Using the `datetime` package, it is easy to create `timedelta` objects, which store
time period measurements in a very flexible way. This is illustrated by the
following code example:

In [None]:
import datetime

dt1 = datetime.timedelta( hours=1, minutes=20)
dt2 = datetime.timedelta( minutes=90)
dt3 = datetime.timedelta( minutes=5, seconds=5)

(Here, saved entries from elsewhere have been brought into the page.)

### phyx_amd/csrc/island_kernel_body.h

```cpp
    using BodyT = typename BodyStore<HALF>::type;
    __shared__ BodyT imp[NB];
    __shared__ BodyT disp[NB];
    __shared__ __attribute__((aligned(16))) unsigned sw_raw[4 * NB];
    __shared__ unsigned char is_st[NB];
    __shared__ int flag_imp[3], flag_disp[3];
    __shared__ int s_commit;
    unsigned (*swi)[NB] = reinterpret_cast<unsigned (*)[NB]>(sw_raw);
    unsigned (*swd)[NB] = reinterpret_cast<unsigned (*)[NB]>(sw_raw + 2 * NB);
    float4* par = reinterpret_cast<float4*>(sw_raw);

    const int group = iv.group_list ? iv.group_list[blockIdx.x] : (int)blockIdx.x;
    if (iv.next_ctl && blockIdx.x == 0) {
        if (threadIdx.x < ISL_STAT_SLOTS) { iv.next_visits[threadIdx.x] = 0ull; iv.next_executed[2 * threadIdx.x] = 0; iv.next_executed[2 * threadIdx.x + 1] = 0; }
        if (threadIdx.x == 0) { *iv.next_ctl = 0ull; iv.next_visits[ISL_STAT_SLOTS] = ~0ull; iv.next_visits[ISL_STAT_SLOTS + 1] = 0ull; }
        if (threadIdx.x < ISL_SHARDS) iv.next_shards[threadIdx.x * ISL_SHARD_STRIDE] = 0ull;
    }
    if (iv.stamp_begin) solve_stamp_begin(v.stamps);
    if (iv.ngroups_dev && group >= *iv.ngroups_dev) return;
    if (iv.mode == ISL_COMPLETE && iv.done[group] == iv.epoch) return;
    PHX_ISL_STAMP(0);
    const unsigned long long cycles0 = TRACE ? __builtin_readcyclecounter() : 0ull;
    unsigned long long tw_work = 0, tw_bar = 0, tw_idle = 0, tw_work_big = 0; unsigned tw_nwork = 0, tw_nidle = 0, tw_nbig = 0;
    const int tid = threadIdx.x;

    constexpr int BI = (NB + T - 1) / T;
    int body_id[BI];
#pragma unroll
    for (int k = 0; k < BI; ++k) body_id[k] = tid + k * T < NB ? iv.bodies[(size_t)group * NB + tid + k * T] : -1;
    const int4 ua = iv.unit_recs[2 * ((size_t)group * T + tid)], ub = iv.unit_recs[2 * ((size_t)group * T + tid) + 1];
    const int4 d = iv.desc[group];
    const int units_word = iv.units[group];
    const int ncol = island_word_classes(units_word), nstatic = island_word_static(units_word);
    const bool live = ua.x >= 0;
#pragma unroll
    for (int k = 0; k < BI; ++k) if (tid + k * T >= d.w) body_id[k] = -1;
    const bool has2 = live && ua.y >= 0;
    const int jid0 = live ? ua.x : 0, jid1 = has2 ? ua.y : 0;
    const unsigned loc = live ? (unsigned)ub.x : 0u;
    const int col = live ? ub.y : -1;
    if (tid < 3) { flag_imp[tid] = 0; flag_disp[tid] = 0; }

    float4 rec_imp[BI], rec_disp[BI], rec_par[BI];
    float2 rec_mat[BI];
#pragma unroll
    for (int k = 0; k < BI; ++k) {
        if (body_id[k] < 0) continue;
        rec_imp[k] = bv.vel[body_id[k]]; rec_imp[k].w = __int_as_float(-1);
        rec_disp[k] = bv.dvel[body_id[k]]; rec_disp[k].w = __int_as_float(-1);
        rec_par[k] = bv.mpos[body_id[k]];
        if (MAT) rec_mat[k] = view_material<MAT>(v, body_id[k]);
    }
    IslJoint q0{}, q1{};
    float4 da0 = make_float4(0.f, 0.f, 0.f, 0.f), da1 = da0;
    int l1 = 0, l2 = 0;
    const bool verify = iv.mode == ISL_VERIFY;
    bool differs = false;
    phx_contact_joint jf{};
    if (has2) jf = joints[jid1];
    if (live) {
        const phx_contact_joint j = joints[jid0];
        const float4* cp4 = reinterpret_cast<const float4*>(&cps[clamp_index(ua.z, v.ncp)]);
        da0 = cp4[0];
        const float2 nn = *reinterpret_cast<const float2*>(cp4 + 1);
        q0.nx = nn.x; q0.ny = nn.y;
        l1 = (int)(loc & 0xFFFFu); l2 = (int)(loc >> 16);
        q0.accN = j.normal_accumulated_impulse; q0.accF = j.friction_accumulated_impulse;
        if (verify) {
            const int g1 = iv.bodies[(size_t)group * NB + l1], g2 = iv.bodies[(size_t)group * NB + l2];
            differs = j.contact_point_index != ua.z || j.body1 != g1 || j.body2 != g2;
            if (has2) differs |= jf.contact_point_index != ua.w || jf.body1 != g1 || jf.body2 != g2;
        }
    }
    if (has2) {
        const float4* cp4 = reinterpret_cast<const float4*>(&cps[clamp_index(ua.w, v.ncp)]);
        da1 = cp4[0];
        const float2 nn = *reinterpret_cast<const float2*>(cp4 + 1);
        q1.nx = nn.x; q1.ny = nn.y;
        q1.accN = jf.normal_accumulated_impulse; q1.accF = jf.friction_accumulated_impulse;
    }
#pragma unroll
    for (int k = 0; k < BI; ++k) {
        if (body_id[k] < 0) continue;
        const int i = tid + k * T;
        body_store(imp, i, rec_imp[k]);
        if (MAT) body_store(disp, i, make_float4(rec_mat[k].x, rec_mat[k].y, 0.f, 0.f));
        else body_store(disp, i, rec_disp[k]);
        par[i] = rec_par[k];
        const bool st = rec_par[k].x == 0.f && rec_par[k].y == 0.f;
        is_st[i] = st ? 1 : 0;
        differs |= st != (i < nstatic);
    }
    unsigned long long arrived_before = 0ull;
    unsigned my_arrival = 1u;
    if (verify) {
        const int any = __syncthreads_or(differs ? 1 : 0);
        my_arrival = any ? 1u + ISL_BAD : 1u;
        if (tid == 0) arrived_before = atomicAdd(&iv.shards[((int)blockIdx.x % ISL_SHARDS) * ISL_SHARD_STRIDE], (unsigned long long)my_arrival);
    } else __syncthreads();
    PHX_ISL_STAMP(1);
    float im1 = 0.f, ii1 = 0.f, im2 = 0.f, ii2 = 0.f;
    float mu = 0.3f;
    if (live) {
        const float4 p1 = par[l1], p2 = par[l2];
        if (MAT) {
            const float4 m1 = body_load(disp, l1), m2 = body_load(disp, l2);
            const float2 a = make_float2(m1.x, m1.y), b = make_float2(m2.x, m2.y);
            mu = material_mu(a, b);
            const float e = material_e(a, b);
            float4 V1 = float4{}, V2 = float4{};
            if (e != 0.f) { V1 = body_load(imp, l1); V2 = body_load(imp, l2); }
            refresh_joint<true>(q0, da0.x, da0.y, da0.z, da0.w, p1, p2, e, V1, V2);
            if (has2) refresh_joint<true>(q1, da1.x, da1.y, da1.z, da1.w, p1, p2, e, V1, V2);
        } else {
            refresh_joint(q0, da0.x, da0.y, da0.z, da0.w, p1, p2);
            if (has2) refresh_joint(q1, da1.x, da1.y, da1.z, da1.w, p1, p2);
        }
        im1 = p1.x; ii1 = p1.y; im2 = p2.x; ii2 = p2.y;
    }
    auto finite_bits = [](float x) { return (__float_as_uint(x) & 0x7f800000u) != 0x7f800000u; };
    auto joint_quiet = [&](const IslJoint& q) {
        return __float_as_uint(q.dstD) == 0u && finite_bits(q.nx) && finite_bits(q.ny) && finite_bits(q.aN1) && finite_bits(q.aN2) && finite_bits(q.cimN)
               && finite_bits(im1) && finite_bits(ii1) && finite_bits(im2) && finite_bits(ii2);
    };
    bool stirs = live && !(joint_quiet(q0) && (!has2 || joint_quiet(q1)));
#pragma unroll
    for (int k = 0; k < BI; ++k)
        if (body_id[k] >= 0) stirs |= (__float_as_uint(rec_disp[k].x) | __float_as_uint(rec_disp[k].y) | __float_as_uint(rec_disp[k].z)) != 0u;
    const bool disp_quiet = __syncthreads_or(stirs ? 1 : 0) == 0;
    if (MAT) {
#pragma unroll
        for (int k = 0; k < BI; ++k) if (body_id[k] >= 0) body_store(disp, tid + k * T, rec_disp[k]);
    }
    for (int i = tid; i < 4 * NB; i += T) sw_raw[i] = 0;
    const bool st1 = (im1 == 0.f && ii1 == 0.f), st2 = (im2 == 0.f && ii2 == 0.f);
    const bool wave_static = __any(live && (st1 || st2));
    int sm1 = st1 ? -1 : 0, sm2 = st2 ? -1 : 0;
    asm volatile("" : "+v"(sm1), "+v"(sm2));
    __syncthreads();
    PHX_ISL_STAMP(2);

    for (int c = 0; c < ncol; ++c) {
        if (col == c) {
            float4 B1 = body_load(imp, l1), B2 = body_load(imp, l2);
            prestep_joint(q0, q0.accN, q0.accF, B1, B2, im1, ii1, im2, ii2, false, false);
            if (has2) {
                if (HALF) { B1 = body_round<HALF>(B1); B2 = body_round<HALF>(B2); }
                prestep_joint(q1, q1.accN, q1.accF, B1, B2, im1, ii1, im2, ii2, false, false);
            }
            if (!st1) body_store(imp, l1, B1);
            if (!st2) body_store(imp, l2, B2);
        }
        __syncthreads();
    }

    if (verify && tid == 0) {
        const unsigned now = (unsigned)arrived_before + my_arrival;
        const unsigned shard = blockIdx.x % ISL_SHARDS, want = (iv.nexpect - shard + ISL_SHARDS - 1) / ISL_SHARDS;
        if ((now & ISL_ARRIVE_MASK) == want) atomicAdd(iv.ctl, now >= ISL_BAD ? (unsigned long long)(1u + ISL_BAD) : 1ull);
    }
    PHX_ISL_STAMP(3);
    int done_imp = 0, done_disp = (pi > 0 && disp_quiet) ? 1 : 0;
    bool imp_alive = ci > 0, disp_alive = pi > 0 && !disp_quiet;
    const int iters = ci > pi ? ci : pi;
    unsigned early_ctl = 0u;
    int it = 0, c = 0, slot = 0;
    auto peek_ctl = [&]() { if (verify && it == 3 && tid == 0 && iv.wait_polls > 0) early_ctl = (unsigned)__hip_atomic_load(iv.ctl, __ATOMIC_RELAXED, __HIP_MEMORY_SCOPE_AGENT); };
    auto next_slot = [&]() { slot = it % 3; if (tid == 0) { const int next = slot == 2 ? 0 : slot + 1; flag_imp[next] = 0; flag_disp[next] = 0; } };
    const bool wt = TRACE && iv.wave_trace;
    unsigned long long ts0 = 0ull, ts1 = 0ull; bool working = false;
    auto step_begin = [&]() { if (wt) { ts0 = __builtin_readcyclecounter(); working = __any(col == c); } };
    auto step_work_done = [&]() { if (wt) ts1 = __builtin_readcyclecounter(); };
    auto step_end = [&]() {
        if (!wt) return;
        const unsigned long long ts2 = __builtin_readcyclecounter();
        if (working) {
            if (__popcll(__ballot(col == c)) > 32) { tw_work_big += ts1 - ts0; ++tw_nbig; } else { tw_work += ts1 - ts0; ++tw_nwork; }
            tw_bar += ts2 - ts1;
        } else { tw_idle += ts2 - ts0; ++tw_nidle; }
    };
    auto half_step = [&](auto IMPC, const bool ws) {
        constexpr bool IMP = decltype(IMPC)::value;
        BodyT* const rec = IMP ? imp : disp;
        unsigned (*const sw)[NB] = IMP ? swi : swd;
        float4 B1 = body_load(rec, l1), B2 = body_load(rec, l2);
        unsigned pw1 = 0u, cw1 = 0u, pw2 = 0u, cw2 = 0u;
        if (ws) { pw1 = sw[(it - 1) & 1][l1]; cw1 = sw[it & 1][l1]; pw2 = sw[(it - 1) & 1][l2]; cw2 = sw[it & 1][l2]; }
        if (!HALF) asm volatile("" : "+v"(B1.x), "+v"(B1.y), "+v"(B1.z), "+v"(B1.w), "+v"(B2.x), "+v"(B2.y), "+v"(B2.z), "+v"(B2.w));
        if (ws) asm volatile("" : "+v"(pw1), "+v"(cw1), "+v"(pw2), "+v"(cw2));
        bool active = max(__float_as_int(B1.w), __float_as_int(B2.w)) > it - 2;
        if (ws) {
            const unsigned itu = (unsigned)it, clu = (unsigned)c;
            auto sp = [&](unsigned pw, unsigned cw) {
                return (int)(it == 0) | (int)((pw >> 16) == itu) | ((int)((cw >> 16) == itu + 1u) & (int)((0xFFFFu - (cw & 0xFFFFu)) < clu));
            };
            const int a1 = (sp(pw1, cw1) & sm1) | ((int)(__float_as_int(B1.w) > it - 2) & ~sm1);
            const int a2 = (sp(pw2, cw2) & sm2) | ((int)(__float_as_int(B2.w) > it - 2) & ~sm2);
            active = ((a1 | a2) & 1) != 0;
        }
        if (active) {
            const float4 S1 = B1, S2 = B2;
            bool prod = IMP ? impulse_productive(impulse_visit(q0, q0.accN, q0.accF, B1, B2, im1, ii1, im2, ii2, mu))
                             : displacement_productive(displacement_visit(q0, q0.accD, B1, B2, im1, ii1, im2, ii2));
            if (has2) {
                if (HALF) { B1 = body_round<HALF>(B1); B2 = body_round<HALF>(B2); }
                if (ws) {
                    B1.x = sm1 ? S1.x : B1.x; B1.y = sm1 ? S1.y : B1.y; B1.z = sm1 ? S1.z : B1.z; B1.w = sm1 ? S1.w : B1.w;
                    B2.x = sm2 ? S2.x : B2.x; B2.y = sm2 ? S2.y : B2.y; B2.z = sm2 ? S2.z : B2.z; B2.w = sm2 ? S2.w : B2.w;
                }
                prod |= IMP ? impulse_productive(impulse_visit(q1, q1.accN, q1.accF, B1, B2, im1, ii1, im2, ii2, mu))
                             : displacement_productive(displacement_visit(q1, q1.accD, B1, B2, im1, ii1, im2, ii2));
            }
            B1.w = prod ? __int_as_float(it) : B1.w; B2.w = prod ? __int_as_float(it) : B2.w;
            if (prod) {
                if (IMP) flag_imp[slot] = 1; else flag_disp[slot] = 1;
                if (ws) {
                    if (st1) atomicMax(&sw[it & 1][l1], static_word(it, c));
                    if (st2) atomicMax(&sw[it & 1][l2], static_word(it, c));
                }
            }
            if (!ws || !st1) body_store(rec, l1, B1);
            if (!ws || !st2) body_store(rec, l2, B2);
        }
    };
    const std::true_type IMPULSES{}; const std::false_type DISPLACEMENT{};
    bool hot_from_here = false;
    for (; it < iters; ++it) {
        const bool imp_on = imp_alive && it < ci, disp_on = disp_alive && it < pi;
        if (!imp_on && !disp_on) break;
        if (imp_on && !disp_on) { hot_from_here = true; break; }
        peek_ctl();
        next_slot();
        for (c = 0; c < ncol; ++c) {
            step_begin();
            if (col == c) {
                if (wave_static) {
                    if (imp_on) half_step(IMPULSES, true);
                    if (disp_on) half_step(DISPLACEMENT, true);
                } else {
                    if (imp_on) half_step(IMPULSES, false);
                    if (disp_on) half_step(DISPLACEMENT, false);
                }
            }
            step_work_done();
            __syncthreads();
            step_end();
        }
        if (imp_on) { done_imp = it + 1; imp_alive = flag_imp[slot] != 0; }
        if (disp_on) { done_disp = it + 1; disp_alive = flag_disp[slot] != 0; }
    }
    if (hot_from_here)
        for (; it < ci && imp_alive; ++it) {
            peek_ctl();
            next_slot();
            for (c = 0; c < ncol; ++c) {
                step_begin();
                if (col == c) { if (wave_static) half_step(IMPULSES, true); else half_step(IMPULSES, false); }
                step_work_done();
                __syncthreads();
                step_end();
            }
            done_imp = it + 1; imp_alive = flag_imp[slot] != 0;
        }

    PHX_ISL_STAMP(4);
    if (verify) {
        if (tid == 0) {
            const unsigned shards = iv.nexpect < (unsigned)ISL_SHARDS ? iv.nexpect : (unsigned)ISL_SHARDS;
            unsigned lo = early_ctl;
            int polls = 0;
            const bool settled = (lo & ISL_ARRIVE_MASK) >= shards || lo >= ISL_BAD;
            for (; !settled && polls < iv.wait_polls; ++polls) {
                lo = (unsigned)__hip_atomic_load(iv.ctl, __ATOMIC_RELAXED, __HIP_MEMORY_SCOPE_AGENT);
                if ((lo & ISL_ARRIVE_MASK) >= shards || lo >= ISL_BAD) break;
                __builtin_amdgcn_s_sleep(32);
            }
            s_commit = lo == shards ? 1 : 0;
            if (!settled && polls == iv.wait_polls) atomicOr(iv.ctl, ISL_TIMEOUT);
        }
        __syncthreads();
        if (!s_commit) { if (iv.stamp_end) solve_stamp_end(v.stamps); return; }
    } else if (iv.mode == ISL_GATED && *v.fingerprint != v.expected_fingerprint) { if (iv.stamp_end) solve_stamp_end(v.stamps); return; }
    if (live) {
        phx_contact_joint& out = joints[jid0];
        __builtin_nontemporal_store(q0.accN, &out.normal_accumulated_impulse);
        __builtin_nontemporal_store(q0.accF, &out.friction_accumulated_impulse);
    }
    if (has2) {
        phx_contact_joint& out = joints[jid1];
        __builtin_nontemporal_store(q1.accN, &out.normal_accumulated_impulse);
        __builtin_nontemporal_store(q1.accF, &out.friction_accumulated_impulse);
    }
#pragma unroll
    for (int k = 0; k < BI; ++k) {
        const int i = tid + k * T;
// ... 3 lines not shown
        store_nt(&bv.dvel[body_id[k]], e.x, e.y, e.z, 0.f);
    }
    if (iv.stamp_end) solve_stamp_end(v.stamps);
    if (tid == 0) {
        if (iv.mode != ISL_GATED) iv.done[group] = iv.epoch;
        const int slot = group % ISL_STAT_SLOTS;
        atomicMax(&iv.executed[2 * slot], done_imp);
        atomicMax(&iv.executed[2 * slot + 1], done_disp);
        atomicAdd(&iv.visits[slot], (unsigned long long)done_imp * (unsigned long long)d.y);
    }
    if (TRACE && iv.wave_trace && (tid & 63) == 0) {
        unsigned long long* w = iv.wave_trace + ((size_t)group * (T / 64) + (tid >> 6)) * 8;
        w[0] = tw_work; w[1] = tw_bar; w[2] = tw_idle; w[3] = ((unsigned long long)tw_nwork << 32) | tw_nidle; w[4] = tw_work_big; w[5] = tw_nbig;
        w[6] = __builtin_amdgcn_s_getreg((4 << 0) | (0 << 6) | (31 << 11));
        w[7] = __builtin_amdgcn_s_getreg((20 << 0) | (0 << 6) | (3 << 11)) & 0xF;
    }
    if (TRACE) {
        __builtin_amdgcn_s_waitcnt(0);
        PHX_ISL_STAMP(5);
        if (tid == 0) {
            iv.trace[(size_t)group * 8 + 6] = (unsigned long long)(__builtin_amdgcn_s_getreg((20 << 0) | (0 << 6) | (3 << 11)) & 0xF)
                                              | ((__builtin_readcyclecounter() - cycles0) << 4);
            iv.trace[(size_t)group * 8 + 7] = ((unsigned long long)ncol << 32) | (unsigned)done_imp;
        }
    }
```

print( "dt1 < dt2 ?", dt1 < dt2 )

print( "dt1 < dt3 ?", dt1 < dt3 )

dt4 = dt1 + dt2 + dt3

dt4

### A word of caution

Working with data that involves dates and times can often be difficult, in part because of the different ways that times and dates can be represented (e.g. the order in which days and months are displayed) and because times and dates are different in different places. The source of a lot of problems with dates and times is the fact that there are not an integer number of days in a year and the length of the year changes slightly each year. So if you ever have to work with data that involves dates and times, take extra care, consider possible issues with the data (such as whether it is formated in a consistent way) and check everything you do very carefully.

# Exercise Task

Now you have seen some coding examples of basic data extraction in 
relation to the CSV-based playlist format your should try the following
exercises:

* Reimplement the calculation of total playing time and its output
  in human-readable format using `datetime.timedelta` objects.
  
* Examine the file [big_song_track_dataset.csv](big_song_track_dataset.csv).
  This contains similar data to what is in our playlist format but also has
  a lot of additional information.
  Write a function that can read data from this file and extract 
  a very large playlist datalist from it in the format used above.
  (Do not include information that is not required for our playlist format
  and convert the duration information into a form that can be used by
  your function to calculate the total duration of a playlist.)
  
* Write a function that given a time duration as an input parameter
  can generate a playlist of tracks picked randomly from
  big_song_track_dataset.csv, such that the total playtime is 
  approximately the same as the time duration parameter.
  (You should consider various options of how to fulfill the requirement of the duration being approximately the same. Imagine how this function
  might be used. Should it sometimes give a playlist that is slightly
  longer or slightly shorter. Is it possible to fill time periods
  exactly, or optimally? Perhaps it should have different options
  that can be given as an additional parametar.